I know the JW Marriott does the 6pm-midnight thing and Le Meridien has a 4pm-7pm option, but perhaps there anywhere else offering similar timings?

thankee


----------



## SBP (Jan 4, 2010)

Surely by definition brunch is late morning...breakfast/lunch?
Or do you mean afternoon tea?

Or does Dubai just do brunch whenever it feels like, which if so will be rather handy


----------



## Maz25 (Jul 6, 2008)

Channels in Media Rotana has something similar.
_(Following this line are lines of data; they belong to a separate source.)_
struct PhaseArgs {
    const float* A; int lda;
    const float* W; int ldw;
    float* C; int ldc;
    int K;
    const float* bias;
    const float* R; int ldr;
    const float* gamma; const float* beta; float eps; int ln_dim;
    int qcols; float qscale;
    int S; const float* tab; const float* tab0; int ldtab, ldtab0, tab_by_row;
    int m0, n0;
    float* row_stats; unsigned tag28; int tn, tiles_n;
    unsigned* err; unsigned xcc1; int fault;
};

__device__ __forceinline__ int head_row(int n0, int t) { return ((t % 96) >> 5) * 512 + n0 + (t / 96) * 32 + (t & 31); }

template <int BN, bool HEAD = false>
__device__ __forceinline__ void prefetch_w(const float* W, int ldw, int n0, float* smem, int tid, int wave_u) {
    constexpr int B_ITERS = BN * 8 / 256;
    float* Bs = smem + 2 * BM * BK;
#pragma unroll
    for (int buf = 0; buf < 2; ++buf)
#pragma unroll
        for (int i = 0; i < B_ITERS; ++i) {
            const int u = tid + i * 256;
            const int row = u >> 3;
            const int slot = (u & 7) ^ ((row >> 1) & 7);
            const float* src = W + (size_t)(HEAD ? head_row(n0, row) : n0 + row) * ldw + slot * 4 + buf * BK;
            __builtin_amdgcn_global_load_lds((const __attribute__((address_space(1))) void*)src,
                                             (__attribute__((address_space(3))) void*)(Bs + buf * (BN * BK) + (i * 256 + wave_u) * 4), 16, 0, 0);
        }
}

__device__ __forceinline__ void group_sync(unsigned long long* flags, int tn, int G, unsigned tag, unsigned xcc1, unsigned* err, int tid) {
    asm volatile("s_waitcnt vmcnt(0)" ::: "memory");
    __syncthreads();
    if (tid == 0) {
        flags[tn] = ((unsigned long long)xcc1 << 32) | tag;
        asm volatile("" ::: "memory");
    }
    if (tid < G && tid != tn) {
        for (int it = 0;; ++it) {
            const unsigned long long f = __hip_atomic_load(flags + tid, __ATOMIC_RELAXED, __HIP_MEMORY_SCOPE_AGENT);
            if ((unsigned)f == tag && (f >> 32) != 0ull) {
                if ((unsigned)(f >> 32) != xcc1) __hip_atomic_store(err, 2u, __ATOMIC_RELAXED, __HIP_MEMORY_SCOPE_AGENT);
                break;
            }
            __builtin_amdgcn_s_sleep(1);
            if ((it & 127) == 127 && __hip_atomic_load(err, __ATOMIC_RELAXED, __HIP_MEMORY_SCOPE_AGENT) != 0u) break;
            if (it > (1 << 19)) {
                __hip_atomic_store(err, 1u, __ATOMIC_RELAXED, __HIP_MEMORY_SCOPE_AGENT);
                break;
            }
        }
    }
    __syncthreads();
}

All inclusive for AED 179 in the evening.


----------



## Elphaba (Jan 24, 2008)

The Wharf at The Madinat has just launched a late 'brunch' on Fridays, starting at 4.00pm.

-


----------



## Elphaba (Jan 24, 2008)

SBP said:


> Surely by definition brunch is late morning...breakfast/lunch?
> Or do you mean afternoon tea?
> 
> Or does Dubai just do brunch whenever it feels like, which if so will be rather handy


Brunch means something different here these days. It is taken to mean an all-inclusive meal, so bizarely places offer evening brunches and all -day brunches. 

-


----------



## marc (Mar 10, 2008)

Locker room in Al Barsha does an evening one - 6.00pm - 10.00pm...


----------